Task objective
Whenever a line in the data contains "phaseTeams", show that line.

Saved data entries

## Split WPP intra encode into team/wave/team phases for ramp-up and ramp-down

For all-intra WPP encodes, the work schedule is split into up to three launches. The narrow wavefront head and tail steps run on the team kernel, where multiple waves cooperate per CTU, and the wide middle runs on the one-wave-per-CTU kernel. This targets the idle hardware during WPP ramp-up and ramp-down, where few CTUs are ready at once and single-wave-per-CTU leaves most of the GPU unused. The scheduler also checks the abort word before claiming work. The cost is extra kernel launches and scheduler-counter resets between phases, plus a second Params buffer and team window allocation.

```diff
diff --git a/hm-16.2_amd/csrc/hm355.hip b/hm-16.2_amd/csrc/hm355.hip
--- a/hm-16.2_amd/csrc/hm355.hip
+++ b/hm-16.2_amd/csrc/hm355.hip
@@ -49,7 +49,7 @@
   WorkItem &curItem = curItems[wave];
   for (;;) {
     int idx = 0;
-    if (hm_lane() == 0) idx = (int)atomicAdd(&sched[0], 1u);
+    if (hm_lane() == 0) idx = __hip_atomic_load((gu32 *)(sched + 1), __ATOMIC_RELAXED, __HIP_MEMORY_SCOPE_AGENT) ? total : (int)atomicAdd(&sched[0], 1u);
     idx = __shfl(idx, 0, 64);
     if (idx >= total) break;
     if (hm_lane() == 0) curItem = items[idx];
@@ -91,7 +91,7 @@
   }
   for (;;) {
     int idx = 0;
-    if (threadIdx.x == 0) idx = (int)atomicAdd(&sched[0], 1u);
+    if (threadIdx.x == 0) idx = __hip_atomic_load((gu32 *)(sched + 1), __ATOMIC_RELAXED, __HIP_MEMORY_SCOPE_AGENT) ? total : (int)atomicAdd(&sched[0], 1u);
     idx = __shfl(idx, 0, 64);
     if (idx >= total) break;
     if (threadIdx.x == 0) T->item = items[idx];
@@ -209,15 +209,18 @@
 #define HM_QP_SLICE ((int8_t)-128)
 #define HM_BITS_CAP_PER_CTU 16384u
 #define HM_MAX_LANES 4
+#define HM355_RAMP_TEAM_CAP 512u
 struct Lane {
   hipStream_t stream = NULL; hipEvent_t ev0 = NULL, ev1 = NULL;
   DevBuf<Params> dP;
+  DevBuf<Params> dPTeam;
   DevBuf<WorkSpace> dWs;
   DevBuf<WorkItem> dItems;
   DevBuf<unsigned int> dSched;
   std::vector<WorkItem> items; std::vector<int> stepStart; std::vector<FrameBuf> fbs;
   long long key[5] = {}; int keyValid = 0, fewWaves = -1;
   int busy = 0, grid = 0, inFixup = 0, prepared = 0;
+  int launches = 1;
   DevBuf<Pel> dTeamWin; size_t teamCap = 0;
   ~Lane() { if (ev0) (void)hipEventDestroy(ev0); if (ev1) (void)hipEventDestroy(ev1); if (stream) (void)hipStreamDestroy(stream); }
 };
@@ -459,10 +462,36 @@
     }
     teams = (int)(want < L.teamCap ? want : L.teamCap);
   }
+  Hm355Phase phase[3]; int phases = 0, phaseTeams = 0, forced = -1;
+  { const char *ev = getenv("HM355_RAMP_TEAMS"); if (ev && ev[0]) forced = atoi(ev) > 0 ? atoi(ev) : 0; }
+  int rampOk = (!useTeam || forced > 0) && !anyInter && P.wpp && c->laneShare == 1 && wsCount / HM_TEAM_I > 0;
+  for (int f = 0; f < n && rampOk; f++) if (L.fbs[f].dqp) rampOk = 0;
+  { const char *ev = getenv("HM355_TEAM"); if (ev && ev[0] == '0') rampOk = 0; }
+  if (rampOk) {
+    size_t want = L.items.size();
+    if (want > HM355_RAMP_TEAM_CAP) want = HM355_RAMP_TEAM_CAP; if (want > wsCount / HM_TEAM_I) want = wsCount / HM_TEAM_I;
+    const int threshold = forced >= 0 ? forced : hm355_phase_default_threshold((int)want);
+    phases = hm355_plan_phases(L.stepStart, (int)want, threshold, phase, forced >= 0 ? 0.0 : HM355_PHASE_MIN_SAVED_STEPS);
+    if (useTeam && phases == 1) phases = 0;
+    if (phases == 1 && phase[0].mode == HM355_PHASE_WAVE) phases = 0;
+    if (phases && want > L.teamCap) {
+      HM_CHECK(c, hipStreamSynchronize(L.stream));
+      L.teamCap = 0; L.fewWaves = -1;
+      if (L.dTeamWin.alloc(want * HM_TEAM_HELPERS * winSamples) != hipSuccess) { (void)hipGetLastError(); phases = 0; useTeam = 0; teams = 0; }
+      else L.teamCap = want;
+    }
+    if (phases && !L.dPTeam) {
+      if (L.dPTeam.alloc(1) != hipSuccess) { (void)hipGetLastError(); phases = 0; }
+      L.fewWaves = -1;
+    }
+    phaseTeams = (int)want;
+  }
   if (fewWaves != L.fewWaves) {
     Params lp = c->hp; lp.ws = L.dWs; lp.fewWaves = fewWaves; lp.teamWin = L.dTeamWin; lp.teamWinStride = winSamples;
     if (l == 0) { c->hp.fewWaves = fewWaves; c->hp.teamWin = L.dTeamWin; c->hp.teamWinStride = winSamples; }
     HM_CHECK(c, hipMemcpyAsync(L.dP, &lp, sizeof(Params), hipMemcpyHostToDevice, L.stream));
+    lp.fewWaves = 1;
+    if (L.dPTeam) HM_CHECK(c, hipMemcpyAsync(L.dPTeam, &lp, sizeof(Params), hipMemcpyHostToDevice, L.stream));
     HM_CHECK(c, hipStreamSynchronize(L.stream));
     L.fewWaves = fewWaves;
   }
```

Output for this task
+  Hm355Phase phase[3]; int phases = 0, phaseTeams = 0, forced = -1;
+    phaseTeams = (int)want;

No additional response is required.